● **Problem description**:
The lines to copy are those in the records below that hold the word "fits".

● **Data for this task**:
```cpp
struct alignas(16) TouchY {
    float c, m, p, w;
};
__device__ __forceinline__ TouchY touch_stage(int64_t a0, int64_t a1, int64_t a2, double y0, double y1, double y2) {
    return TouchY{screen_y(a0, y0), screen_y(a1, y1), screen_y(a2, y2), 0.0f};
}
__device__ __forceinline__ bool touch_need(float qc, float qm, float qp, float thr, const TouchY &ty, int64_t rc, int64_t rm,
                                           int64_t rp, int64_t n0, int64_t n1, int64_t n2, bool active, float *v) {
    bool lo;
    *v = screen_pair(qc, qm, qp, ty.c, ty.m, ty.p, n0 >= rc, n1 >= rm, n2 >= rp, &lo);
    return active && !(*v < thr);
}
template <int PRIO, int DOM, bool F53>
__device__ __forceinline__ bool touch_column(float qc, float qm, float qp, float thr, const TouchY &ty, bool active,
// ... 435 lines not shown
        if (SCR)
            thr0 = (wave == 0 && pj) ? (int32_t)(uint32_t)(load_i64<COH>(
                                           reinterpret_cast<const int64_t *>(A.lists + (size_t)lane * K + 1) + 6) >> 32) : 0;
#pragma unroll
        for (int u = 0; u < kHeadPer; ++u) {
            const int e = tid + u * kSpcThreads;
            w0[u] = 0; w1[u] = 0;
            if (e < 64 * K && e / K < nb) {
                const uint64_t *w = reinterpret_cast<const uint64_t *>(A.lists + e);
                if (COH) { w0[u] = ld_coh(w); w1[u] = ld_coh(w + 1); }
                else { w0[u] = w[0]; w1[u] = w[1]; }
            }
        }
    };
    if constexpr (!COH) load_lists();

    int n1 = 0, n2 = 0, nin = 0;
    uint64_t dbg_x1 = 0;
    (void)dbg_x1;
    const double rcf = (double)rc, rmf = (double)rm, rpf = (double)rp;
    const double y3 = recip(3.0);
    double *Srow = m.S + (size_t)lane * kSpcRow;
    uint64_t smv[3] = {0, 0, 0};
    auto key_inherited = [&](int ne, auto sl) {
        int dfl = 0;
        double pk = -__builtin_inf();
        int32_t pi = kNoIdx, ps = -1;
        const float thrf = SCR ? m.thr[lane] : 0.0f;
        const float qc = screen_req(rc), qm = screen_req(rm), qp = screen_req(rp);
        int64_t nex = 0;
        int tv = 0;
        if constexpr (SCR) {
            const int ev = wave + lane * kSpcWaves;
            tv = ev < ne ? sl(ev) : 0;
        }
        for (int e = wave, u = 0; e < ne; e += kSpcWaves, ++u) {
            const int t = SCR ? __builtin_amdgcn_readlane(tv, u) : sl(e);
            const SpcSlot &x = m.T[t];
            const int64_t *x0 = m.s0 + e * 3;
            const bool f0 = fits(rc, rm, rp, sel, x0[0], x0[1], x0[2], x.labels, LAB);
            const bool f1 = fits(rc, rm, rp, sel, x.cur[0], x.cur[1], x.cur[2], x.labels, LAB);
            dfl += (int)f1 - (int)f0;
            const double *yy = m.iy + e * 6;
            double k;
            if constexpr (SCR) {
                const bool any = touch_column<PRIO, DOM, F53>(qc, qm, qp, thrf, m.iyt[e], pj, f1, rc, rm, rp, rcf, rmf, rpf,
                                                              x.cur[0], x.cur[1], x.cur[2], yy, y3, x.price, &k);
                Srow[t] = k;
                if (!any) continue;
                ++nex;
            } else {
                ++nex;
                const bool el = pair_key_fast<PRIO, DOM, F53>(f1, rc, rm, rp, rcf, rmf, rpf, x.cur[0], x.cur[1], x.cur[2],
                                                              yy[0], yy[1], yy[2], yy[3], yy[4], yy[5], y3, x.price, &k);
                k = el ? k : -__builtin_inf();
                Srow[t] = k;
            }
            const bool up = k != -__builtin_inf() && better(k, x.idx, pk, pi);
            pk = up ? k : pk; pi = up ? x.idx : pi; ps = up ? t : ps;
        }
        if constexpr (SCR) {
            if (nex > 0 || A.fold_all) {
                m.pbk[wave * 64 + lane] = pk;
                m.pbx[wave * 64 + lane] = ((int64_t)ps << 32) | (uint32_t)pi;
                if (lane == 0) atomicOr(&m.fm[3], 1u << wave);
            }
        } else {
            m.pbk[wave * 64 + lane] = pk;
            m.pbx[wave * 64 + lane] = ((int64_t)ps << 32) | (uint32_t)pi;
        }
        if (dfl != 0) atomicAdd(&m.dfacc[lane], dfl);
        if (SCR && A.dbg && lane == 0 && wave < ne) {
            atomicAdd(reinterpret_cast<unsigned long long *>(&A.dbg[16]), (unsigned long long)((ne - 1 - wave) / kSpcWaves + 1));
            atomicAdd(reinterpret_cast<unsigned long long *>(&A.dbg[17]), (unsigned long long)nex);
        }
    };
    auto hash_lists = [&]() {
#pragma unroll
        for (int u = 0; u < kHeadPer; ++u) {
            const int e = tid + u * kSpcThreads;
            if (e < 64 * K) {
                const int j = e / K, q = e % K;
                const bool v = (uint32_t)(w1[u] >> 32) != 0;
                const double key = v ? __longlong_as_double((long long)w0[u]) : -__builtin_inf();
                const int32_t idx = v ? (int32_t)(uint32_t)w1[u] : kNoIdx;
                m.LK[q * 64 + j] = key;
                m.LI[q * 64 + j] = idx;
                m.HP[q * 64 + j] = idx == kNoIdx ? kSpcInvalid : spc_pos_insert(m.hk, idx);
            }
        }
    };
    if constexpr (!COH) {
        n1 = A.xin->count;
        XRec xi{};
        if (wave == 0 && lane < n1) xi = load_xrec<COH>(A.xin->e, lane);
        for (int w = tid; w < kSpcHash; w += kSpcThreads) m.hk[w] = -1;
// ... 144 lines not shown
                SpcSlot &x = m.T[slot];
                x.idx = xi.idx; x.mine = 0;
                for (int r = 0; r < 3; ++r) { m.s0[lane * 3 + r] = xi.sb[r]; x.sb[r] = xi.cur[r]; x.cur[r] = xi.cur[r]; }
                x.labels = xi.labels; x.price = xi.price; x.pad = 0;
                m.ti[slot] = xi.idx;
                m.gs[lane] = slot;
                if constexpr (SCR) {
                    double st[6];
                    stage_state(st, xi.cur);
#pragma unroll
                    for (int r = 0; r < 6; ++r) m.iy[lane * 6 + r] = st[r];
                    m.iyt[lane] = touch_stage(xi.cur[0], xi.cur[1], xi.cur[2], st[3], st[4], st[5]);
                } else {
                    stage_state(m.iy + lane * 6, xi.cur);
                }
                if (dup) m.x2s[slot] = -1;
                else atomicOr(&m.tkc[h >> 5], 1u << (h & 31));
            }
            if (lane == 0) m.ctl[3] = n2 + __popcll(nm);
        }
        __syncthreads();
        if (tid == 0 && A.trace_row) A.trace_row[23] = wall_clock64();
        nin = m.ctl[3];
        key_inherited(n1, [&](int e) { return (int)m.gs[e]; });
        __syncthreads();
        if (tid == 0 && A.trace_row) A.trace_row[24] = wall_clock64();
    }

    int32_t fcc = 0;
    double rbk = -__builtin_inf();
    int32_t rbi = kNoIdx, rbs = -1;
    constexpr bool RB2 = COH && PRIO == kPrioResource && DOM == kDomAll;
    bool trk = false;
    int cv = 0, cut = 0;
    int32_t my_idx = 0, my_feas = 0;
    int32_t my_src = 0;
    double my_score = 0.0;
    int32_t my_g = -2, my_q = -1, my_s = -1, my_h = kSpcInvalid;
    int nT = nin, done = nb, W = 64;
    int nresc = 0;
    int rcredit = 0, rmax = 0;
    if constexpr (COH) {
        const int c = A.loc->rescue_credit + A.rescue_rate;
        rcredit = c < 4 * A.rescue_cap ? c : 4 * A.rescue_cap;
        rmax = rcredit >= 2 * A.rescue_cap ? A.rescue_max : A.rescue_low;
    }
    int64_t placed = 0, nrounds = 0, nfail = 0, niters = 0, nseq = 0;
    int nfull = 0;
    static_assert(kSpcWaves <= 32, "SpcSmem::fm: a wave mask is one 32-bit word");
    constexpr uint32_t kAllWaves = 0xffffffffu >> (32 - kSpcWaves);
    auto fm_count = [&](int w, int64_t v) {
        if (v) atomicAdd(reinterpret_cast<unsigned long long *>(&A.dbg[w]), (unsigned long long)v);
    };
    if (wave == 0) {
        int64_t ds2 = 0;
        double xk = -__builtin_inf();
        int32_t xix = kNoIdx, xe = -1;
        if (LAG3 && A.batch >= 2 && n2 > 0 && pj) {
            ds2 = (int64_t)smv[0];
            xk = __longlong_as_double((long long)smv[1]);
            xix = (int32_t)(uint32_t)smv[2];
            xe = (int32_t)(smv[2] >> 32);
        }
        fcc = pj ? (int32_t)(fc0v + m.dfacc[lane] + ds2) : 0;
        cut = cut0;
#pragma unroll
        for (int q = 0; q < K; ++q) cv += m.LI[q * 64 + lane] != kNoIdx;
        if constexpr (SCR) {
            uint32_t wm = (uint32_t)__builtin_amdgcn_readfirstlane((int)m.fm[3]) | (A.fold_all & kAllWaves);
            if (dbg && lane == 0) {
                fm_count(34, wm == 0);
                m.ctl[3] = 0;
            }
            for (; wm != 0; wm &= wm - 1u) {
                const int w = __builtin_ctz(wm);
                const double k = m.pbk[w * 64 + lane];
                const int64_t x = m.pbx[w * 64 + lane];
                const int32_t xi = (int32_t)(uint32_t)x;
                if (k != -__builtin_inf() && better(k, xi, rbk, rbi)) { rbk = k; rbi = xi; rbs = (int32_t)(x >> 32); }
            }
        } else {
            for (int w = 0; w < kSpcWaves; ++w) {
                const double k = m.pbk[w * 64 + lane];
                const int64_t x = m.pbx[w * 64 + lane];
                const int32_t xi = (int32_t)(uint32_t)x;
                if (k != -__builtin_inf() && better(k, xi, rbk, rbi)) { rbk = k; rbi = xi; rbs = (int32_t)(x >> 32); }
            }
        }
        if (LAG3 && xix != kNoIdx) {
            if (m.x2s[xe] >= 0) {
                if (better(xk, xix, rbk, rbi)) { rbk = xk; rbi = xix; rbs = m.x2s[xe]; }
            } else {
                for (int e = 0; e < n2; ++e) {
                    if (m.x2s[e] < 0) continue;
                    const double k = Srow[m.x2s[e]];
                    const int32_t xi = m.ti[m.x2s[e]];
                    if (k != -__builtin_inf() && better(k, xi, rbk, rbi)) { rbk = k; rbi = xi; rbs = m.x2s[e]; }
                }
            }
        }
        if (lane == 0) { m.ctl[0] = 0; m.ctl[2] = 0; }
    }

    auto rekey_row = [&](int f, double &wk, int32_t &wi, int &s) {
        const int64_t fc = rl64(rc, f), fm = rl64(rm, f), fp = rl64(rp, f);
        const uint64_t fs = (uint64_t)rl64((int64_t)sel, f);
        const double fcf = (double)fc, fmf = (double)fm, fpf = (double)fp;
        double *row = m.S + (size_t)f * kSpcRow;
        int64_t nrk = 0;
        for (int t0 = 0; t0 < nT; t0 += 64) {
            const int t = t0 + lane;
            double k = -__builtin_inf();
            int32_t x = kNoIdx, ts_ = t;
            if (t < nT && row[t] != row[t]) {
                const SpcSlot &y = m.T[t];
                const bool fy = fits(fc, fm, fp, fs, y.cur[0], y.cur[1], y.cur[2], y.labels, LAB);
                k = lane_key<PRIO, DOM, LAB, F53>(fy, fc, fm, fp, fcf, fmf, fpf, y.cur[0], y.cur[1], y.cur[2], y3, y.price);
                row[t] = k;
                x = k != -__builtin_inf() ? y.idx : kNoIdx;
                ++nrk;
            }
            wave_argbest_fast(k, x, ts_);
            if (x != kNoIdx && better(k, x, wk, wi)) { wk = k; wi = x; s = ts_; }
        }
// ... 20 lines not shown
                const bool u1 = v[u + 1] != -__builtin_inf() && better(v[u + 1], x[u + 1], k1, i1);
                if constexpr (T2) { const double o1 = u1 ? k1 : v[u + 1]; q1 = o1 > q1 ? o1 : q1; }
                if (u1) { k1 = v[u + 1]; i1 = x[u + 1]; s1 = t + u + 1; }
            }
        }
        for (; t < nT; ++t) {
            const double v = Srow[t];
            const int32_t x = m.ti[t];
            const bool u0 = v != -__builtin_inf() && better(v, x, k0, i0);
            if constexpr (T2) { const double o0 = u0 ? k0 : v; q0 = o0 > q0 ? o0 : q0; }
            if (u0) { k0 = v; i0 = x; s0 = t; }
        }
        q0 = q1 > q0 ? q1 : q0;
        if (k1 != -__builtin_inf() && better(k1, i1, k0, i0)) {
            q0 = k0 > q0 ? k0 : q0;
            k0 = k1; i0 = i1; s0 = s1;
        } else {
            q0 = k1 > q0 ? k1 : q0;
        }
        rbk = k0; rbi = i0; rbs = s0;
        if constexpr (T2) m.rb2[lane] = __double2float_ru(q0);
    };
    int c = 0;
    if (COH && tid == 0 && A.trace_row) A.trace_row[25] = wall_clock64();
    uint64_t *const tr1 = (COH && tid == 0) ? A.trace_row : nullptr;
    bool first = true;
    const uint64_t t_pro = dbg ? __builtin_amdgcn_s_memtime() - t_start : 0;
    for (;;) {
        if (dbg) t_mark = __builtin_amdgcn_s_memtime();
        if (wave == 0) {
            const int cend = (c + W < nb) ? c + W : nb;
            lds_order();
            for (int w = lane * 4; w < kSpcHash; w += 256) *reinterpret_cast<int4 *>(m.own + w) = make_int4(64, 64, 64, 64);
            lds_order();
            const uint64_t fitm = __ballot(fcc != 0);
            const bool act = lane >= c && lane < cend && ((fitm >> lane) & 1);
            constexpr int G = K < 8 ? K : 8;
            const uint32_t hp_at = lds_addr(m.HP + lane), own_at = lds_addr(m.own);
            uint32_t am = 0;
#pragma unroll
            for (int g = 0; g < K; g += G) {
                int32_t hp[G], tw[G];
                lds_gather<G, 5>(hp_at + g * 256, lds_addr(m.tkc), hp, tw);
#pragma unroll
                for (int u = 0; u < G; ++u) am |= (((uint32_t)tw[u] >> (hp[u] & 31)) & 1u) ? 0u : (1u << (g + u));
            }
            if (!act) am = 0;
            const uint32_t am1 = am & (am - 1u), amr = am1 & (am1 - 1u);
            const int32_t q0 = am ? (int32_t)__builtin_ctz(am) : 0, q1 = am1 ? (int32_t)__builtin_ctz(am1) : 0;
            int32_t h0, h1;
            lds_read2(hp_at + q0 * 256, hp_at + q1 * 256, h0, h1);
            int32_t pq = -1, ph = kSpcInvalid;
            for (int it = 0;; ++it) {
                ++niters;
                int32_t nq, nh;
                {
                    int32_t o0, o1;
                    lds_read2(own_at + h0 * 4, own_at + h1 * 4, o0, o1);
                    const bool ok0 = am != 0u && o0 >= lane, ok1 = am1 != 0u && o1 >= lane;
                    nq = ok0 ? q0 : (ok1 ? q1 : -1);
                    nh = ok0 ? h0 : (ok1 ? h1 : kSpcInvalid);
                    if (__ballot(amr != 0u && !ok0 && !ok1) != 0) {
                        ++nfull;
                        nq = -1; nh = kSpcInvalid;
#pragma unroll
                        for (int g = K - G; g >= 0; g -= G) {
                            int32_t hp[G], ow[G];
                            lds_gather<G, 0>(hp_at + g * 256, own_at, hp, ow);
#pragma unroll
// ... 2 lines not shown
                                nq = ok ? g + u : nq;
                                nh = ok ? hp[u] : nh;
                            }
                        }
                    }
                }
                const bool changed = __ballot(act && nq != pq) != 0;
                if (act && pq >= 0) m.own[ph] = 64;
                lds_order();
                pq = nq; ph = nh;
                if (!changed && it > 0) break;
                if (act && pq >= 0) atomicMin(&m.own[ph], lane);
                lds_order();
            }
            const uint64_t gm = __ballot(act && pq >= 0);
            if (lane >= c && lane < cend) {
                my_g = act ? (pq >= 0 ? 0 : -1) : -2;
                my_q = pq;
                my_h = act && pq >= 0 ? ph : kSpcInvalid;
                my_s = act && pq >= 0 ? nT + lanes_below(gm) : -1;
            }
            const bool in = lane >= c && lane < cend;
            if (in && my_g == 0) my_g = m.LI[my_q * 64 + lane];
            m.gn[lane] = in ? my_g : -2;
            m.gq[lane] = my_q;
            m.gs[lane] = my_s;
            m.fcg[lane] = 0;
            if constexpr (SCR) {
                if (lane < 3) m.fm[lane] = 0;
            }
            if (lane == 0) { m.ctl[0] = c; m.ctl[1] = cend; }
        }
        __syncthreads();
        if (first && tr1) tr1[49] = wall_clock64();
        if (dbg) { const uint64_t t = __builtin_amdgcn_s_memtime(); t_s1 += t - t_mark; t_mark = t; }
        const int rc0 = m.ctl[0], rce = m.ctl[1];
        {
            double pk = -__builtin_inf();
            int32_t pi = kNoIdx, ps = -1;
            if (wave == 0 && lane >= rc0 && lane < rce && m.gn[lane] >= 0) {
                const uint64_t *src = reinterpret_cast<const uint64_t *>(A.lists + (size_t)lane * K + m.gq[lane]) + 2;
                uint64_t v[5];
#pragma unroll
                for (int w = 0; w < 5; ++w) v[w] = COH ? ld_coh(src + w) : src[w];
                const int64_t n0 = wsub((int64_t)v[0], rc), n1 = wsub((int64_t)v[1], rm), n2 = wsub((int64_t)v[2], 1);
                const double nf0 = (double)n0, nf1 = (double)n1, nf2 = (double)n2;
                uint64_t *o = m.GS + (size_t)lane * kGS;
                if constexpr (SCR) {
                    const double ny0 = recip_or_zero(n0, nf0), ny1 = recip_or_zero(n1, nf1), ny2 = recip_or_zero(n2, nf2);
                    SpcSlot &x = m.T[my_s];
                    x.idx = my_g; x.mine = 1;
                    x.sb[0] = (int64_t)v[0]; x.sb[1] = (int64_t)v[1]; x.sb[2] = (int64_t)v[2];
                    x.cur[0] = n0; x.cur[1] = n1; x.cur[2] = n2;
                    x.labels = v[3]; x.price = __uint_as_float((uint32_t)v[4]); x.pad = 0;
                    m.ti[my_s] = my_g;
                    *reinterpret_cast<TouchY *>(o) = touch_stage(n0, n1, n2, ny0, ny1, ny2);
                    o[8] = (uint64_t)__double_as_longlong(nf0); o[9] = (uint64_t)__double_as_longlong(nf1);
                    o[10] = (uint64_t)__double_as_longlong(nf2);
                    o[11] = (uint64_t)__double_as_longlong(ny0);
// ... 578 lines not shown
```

...

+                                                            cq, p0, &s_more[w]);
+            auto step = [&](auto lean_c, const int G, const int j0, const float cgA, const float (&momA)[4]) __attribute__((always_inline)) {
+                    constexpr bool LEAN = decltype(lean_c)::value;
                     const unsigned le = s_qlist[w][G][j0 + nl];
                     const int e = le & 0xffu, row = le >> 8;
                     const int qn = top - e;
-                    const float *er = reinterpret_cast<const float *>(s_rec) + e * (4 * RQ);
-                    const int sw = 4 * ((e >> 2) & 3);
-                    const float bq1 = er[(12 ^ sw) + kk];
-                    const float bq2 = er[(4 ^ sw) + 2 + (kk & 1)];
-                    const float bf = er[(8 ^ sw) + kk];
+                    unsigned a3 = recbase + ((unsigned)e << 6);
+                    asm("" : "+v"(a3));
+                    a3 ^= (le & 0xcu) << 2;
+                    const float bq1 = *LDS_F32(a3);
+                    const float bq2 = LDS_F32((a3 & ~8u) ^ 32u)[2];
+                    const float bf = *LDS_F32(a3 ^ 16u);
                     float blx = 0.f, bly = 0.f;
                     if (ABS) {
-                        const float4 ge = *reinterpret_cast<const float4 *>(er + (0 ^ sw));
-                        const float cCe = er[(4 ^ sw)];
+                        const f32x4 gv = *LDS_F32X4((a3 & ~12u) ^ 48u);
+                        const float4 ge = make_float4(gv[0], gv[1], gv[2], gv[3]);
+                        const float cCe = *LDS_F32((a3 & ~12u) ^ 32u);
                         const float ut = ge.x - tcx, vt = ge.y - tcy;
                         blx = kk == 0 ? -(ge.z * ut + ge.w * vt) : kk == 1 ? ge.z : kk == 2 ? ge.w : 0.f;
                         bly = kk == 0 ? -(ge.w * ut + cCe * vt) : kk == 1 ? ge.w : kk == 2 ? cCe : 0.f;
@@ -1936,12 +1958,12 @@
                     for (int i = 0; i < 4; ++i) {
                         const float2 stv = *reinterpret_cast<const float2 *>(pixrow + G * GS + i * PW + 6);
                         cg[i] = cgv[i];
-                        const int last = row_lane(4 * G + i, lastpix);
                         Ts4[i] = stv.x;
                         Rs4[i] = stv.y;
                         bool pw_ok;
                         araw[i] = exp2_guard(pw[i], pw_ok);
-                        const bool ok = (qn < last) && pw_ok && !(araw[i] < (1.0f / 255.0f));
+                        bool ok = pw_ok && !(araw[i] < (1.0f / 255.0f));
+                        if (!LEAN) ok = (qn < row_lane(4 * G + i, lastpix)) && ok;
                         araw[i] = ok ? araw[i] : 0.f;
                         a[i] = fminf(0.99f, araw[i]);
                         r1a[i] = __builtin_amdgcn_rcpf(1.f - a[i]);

● **Solution**:
            const bool f0 = fits(rc, rm, rp, sel, x0[0], x0[1], x0[2], x.labels, LAB);
            const bool f1 = fits(rc, rm, rp, sel, x.cur[0], x.cur[1], x.cur[2], x.labels, LAB);
                const bool fy = fits(fc, fm, fp, fs, y.cur[0], y.cur[1], y.cur[2], y.labels, LAB);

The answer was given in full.